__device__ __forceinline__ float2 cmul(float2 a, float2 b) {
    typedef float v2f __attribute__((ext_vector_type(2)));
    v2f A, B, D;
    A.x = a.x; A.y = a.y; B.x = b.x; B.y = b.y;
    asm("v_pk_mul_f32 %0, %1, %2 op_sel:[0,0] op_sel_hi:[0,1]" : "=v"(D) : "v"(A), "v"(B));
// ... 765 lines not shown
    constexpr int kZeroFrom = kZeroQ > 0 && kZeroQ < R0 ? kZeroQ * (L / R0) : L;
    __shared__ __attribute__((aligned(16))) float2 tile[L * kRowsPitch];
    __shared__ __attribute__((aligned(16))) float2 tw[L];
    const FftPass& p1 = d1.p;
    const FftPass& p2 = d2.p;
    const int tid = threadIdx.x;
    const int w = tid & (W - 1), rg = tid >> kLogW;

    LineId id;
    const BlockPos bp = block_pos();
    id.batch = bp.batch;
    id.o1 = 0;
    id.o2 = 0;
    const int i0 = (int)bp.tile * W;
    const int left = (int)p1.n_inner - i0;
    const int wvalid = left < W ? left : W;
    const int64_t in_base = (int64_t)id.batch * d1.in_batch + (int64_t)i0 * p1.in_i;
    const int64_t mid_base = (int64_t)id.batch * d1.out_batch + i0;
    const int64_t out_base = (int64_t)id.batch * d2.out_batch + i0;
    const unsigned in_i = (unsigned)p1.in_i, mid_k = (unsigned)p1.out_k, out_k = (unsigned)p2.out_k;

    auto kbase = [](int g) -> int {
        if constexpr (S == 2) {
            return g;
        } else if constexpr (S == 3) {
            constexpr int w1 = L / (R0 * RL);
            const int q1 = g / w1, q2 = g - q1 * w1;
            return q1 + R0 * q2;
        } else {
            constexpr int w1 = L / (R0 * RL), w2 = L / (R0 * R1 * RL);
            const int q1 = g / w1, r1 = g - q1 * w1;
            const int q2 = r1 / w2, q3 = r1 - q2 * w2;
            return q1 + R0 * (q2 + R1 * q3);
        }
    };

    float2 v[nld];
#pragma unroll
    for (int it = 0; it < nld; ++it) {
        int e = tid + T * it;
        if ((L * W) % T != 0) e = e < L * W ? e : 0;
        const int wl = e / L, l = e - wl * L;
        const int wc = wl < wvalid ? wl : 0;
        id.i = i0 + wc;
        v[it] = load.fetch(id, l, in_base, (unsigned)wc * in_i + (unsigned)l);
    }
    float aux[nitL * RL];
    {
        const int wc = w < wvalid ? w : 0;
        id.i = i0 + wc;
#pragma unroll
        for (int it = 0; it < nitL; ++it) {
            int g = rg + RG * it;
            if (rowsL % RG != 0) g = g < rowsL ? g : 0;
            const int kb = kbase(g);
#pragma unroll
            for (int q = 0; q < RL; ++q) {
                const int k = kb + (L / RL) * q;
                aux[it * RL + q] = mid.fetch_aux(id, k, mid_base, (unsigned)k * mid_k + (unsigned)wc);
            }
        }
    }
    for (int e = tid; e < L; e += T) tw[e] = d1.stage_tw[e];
-*-
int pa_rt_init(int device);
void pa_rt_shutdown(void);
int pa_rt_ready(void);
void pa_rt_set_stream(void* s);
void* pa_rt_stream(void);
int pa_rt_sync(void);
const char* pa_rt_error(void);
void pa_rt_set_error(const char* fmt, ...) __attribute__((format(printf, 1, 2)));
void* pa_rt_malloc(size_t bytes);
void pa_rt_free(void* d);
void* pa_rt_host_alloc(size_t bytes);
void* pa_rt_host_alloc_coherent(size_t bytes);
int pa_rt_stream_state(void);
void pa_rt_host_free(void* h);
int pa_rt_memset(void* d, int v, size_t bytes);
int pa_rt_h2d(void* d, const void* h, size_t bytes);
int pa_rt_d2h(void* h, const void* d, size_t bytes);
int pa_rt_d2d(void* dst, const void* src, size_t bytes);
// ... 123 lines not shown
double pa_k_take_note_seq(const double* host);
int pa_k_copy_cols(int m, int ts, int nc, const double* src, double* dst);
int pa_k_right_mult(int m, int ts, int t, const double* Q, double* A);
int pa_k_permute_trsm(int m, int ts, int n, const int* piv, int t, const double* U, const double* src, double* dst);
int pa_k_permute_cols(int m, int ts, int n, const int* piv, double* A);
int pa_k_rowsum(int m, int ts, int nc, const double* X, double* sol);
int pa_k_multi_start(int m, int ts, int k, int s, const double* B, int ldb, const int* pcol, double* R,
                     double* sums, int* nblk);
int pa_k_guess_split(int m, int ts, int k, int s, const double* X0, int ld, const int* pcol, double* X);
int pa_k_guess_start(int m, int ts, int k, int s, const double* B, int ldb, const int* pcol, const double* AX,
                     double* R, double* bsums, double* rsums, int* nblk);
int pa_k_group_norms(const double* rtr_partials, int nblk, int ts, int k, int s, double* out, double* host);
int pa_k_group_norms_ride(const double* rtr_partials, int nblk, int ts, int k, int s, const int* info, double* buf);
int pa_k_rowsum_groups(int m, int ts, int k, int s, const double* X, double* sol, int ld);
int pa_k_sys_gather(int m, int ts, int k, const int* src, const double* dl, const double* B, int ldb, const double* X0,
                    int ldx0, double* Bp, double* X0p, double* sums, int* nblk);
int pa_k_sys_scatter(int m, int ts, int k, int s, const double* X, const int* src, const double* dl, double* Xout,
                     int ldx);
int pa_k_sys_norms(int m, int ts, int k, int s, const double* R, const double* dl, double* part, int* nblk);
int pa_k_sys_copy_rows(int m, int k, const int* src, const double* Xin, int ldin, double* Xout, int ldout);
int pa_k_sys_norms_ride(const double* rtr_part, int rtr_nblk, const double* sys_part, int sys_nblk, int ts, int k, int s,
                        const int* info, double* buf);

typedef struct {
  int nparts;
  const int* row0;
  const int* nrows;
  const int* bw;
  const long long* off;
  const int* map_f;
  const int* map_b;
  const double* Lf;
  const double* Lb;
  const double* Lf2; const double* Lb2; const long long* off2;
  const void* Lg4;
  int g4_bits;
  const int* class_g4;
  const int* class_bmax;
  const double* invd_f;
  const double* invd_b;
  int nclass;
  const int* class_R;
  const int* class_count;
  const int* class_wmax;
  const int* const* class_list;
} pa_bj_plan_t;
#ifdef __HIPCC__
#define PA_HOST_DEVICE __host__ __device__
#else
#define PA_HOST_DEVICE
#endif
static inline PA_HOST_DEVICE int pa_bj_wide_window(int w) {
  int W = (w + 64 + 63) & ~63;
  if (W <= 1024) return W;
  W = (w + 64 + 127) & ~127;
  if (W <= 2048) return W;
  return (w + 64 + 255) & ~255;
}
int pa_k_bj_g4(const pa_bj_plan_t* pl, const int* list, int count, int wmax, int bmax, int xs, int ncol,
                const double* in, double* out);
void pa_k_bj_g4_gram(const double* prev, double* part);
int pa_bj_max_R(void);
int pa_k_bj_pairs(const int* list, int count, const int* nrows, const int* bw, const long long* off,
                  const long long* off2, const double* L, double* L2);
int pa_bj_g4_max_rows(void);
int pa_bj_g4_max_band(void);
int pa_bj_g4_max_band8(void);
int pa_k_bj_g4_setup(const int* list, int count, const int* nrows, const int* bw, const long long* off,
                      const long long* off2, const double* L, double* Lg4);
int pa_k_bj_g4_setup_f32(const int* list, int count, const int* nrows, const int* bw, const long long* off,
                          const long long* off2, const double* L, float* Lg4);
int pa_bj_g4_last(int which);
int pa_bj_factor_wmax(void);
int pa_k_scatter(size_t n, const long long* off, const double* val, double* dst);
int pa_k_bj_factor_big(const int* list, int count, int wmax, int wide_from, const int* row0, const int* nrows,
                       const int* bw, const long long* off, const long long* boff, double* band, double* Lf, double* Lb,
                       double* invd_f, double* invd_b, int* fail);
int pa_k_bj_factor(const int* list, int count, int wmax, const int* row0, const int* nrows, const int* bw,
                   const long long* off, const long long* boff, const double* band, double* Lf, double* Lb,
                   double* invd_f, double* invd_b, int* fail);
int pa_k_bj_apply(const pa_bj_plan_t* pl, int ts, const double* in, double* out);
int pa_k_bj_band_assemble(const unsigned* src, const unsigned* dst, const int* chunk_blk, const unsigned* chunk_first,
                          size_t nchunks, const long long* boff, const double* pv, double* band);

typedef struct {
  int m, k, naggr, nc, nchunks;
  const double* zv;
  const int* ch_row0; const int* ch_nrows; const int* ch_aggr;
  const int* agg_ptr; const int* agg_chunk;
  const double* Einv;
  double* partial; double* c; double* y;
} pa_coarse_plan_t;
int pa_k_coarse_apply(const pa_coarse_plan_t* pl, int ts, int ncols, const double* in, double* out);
-*-
**Your objective:**
Using the material, count every line where the word "wvalid" appears and give only the number.

**Solved problem:**
3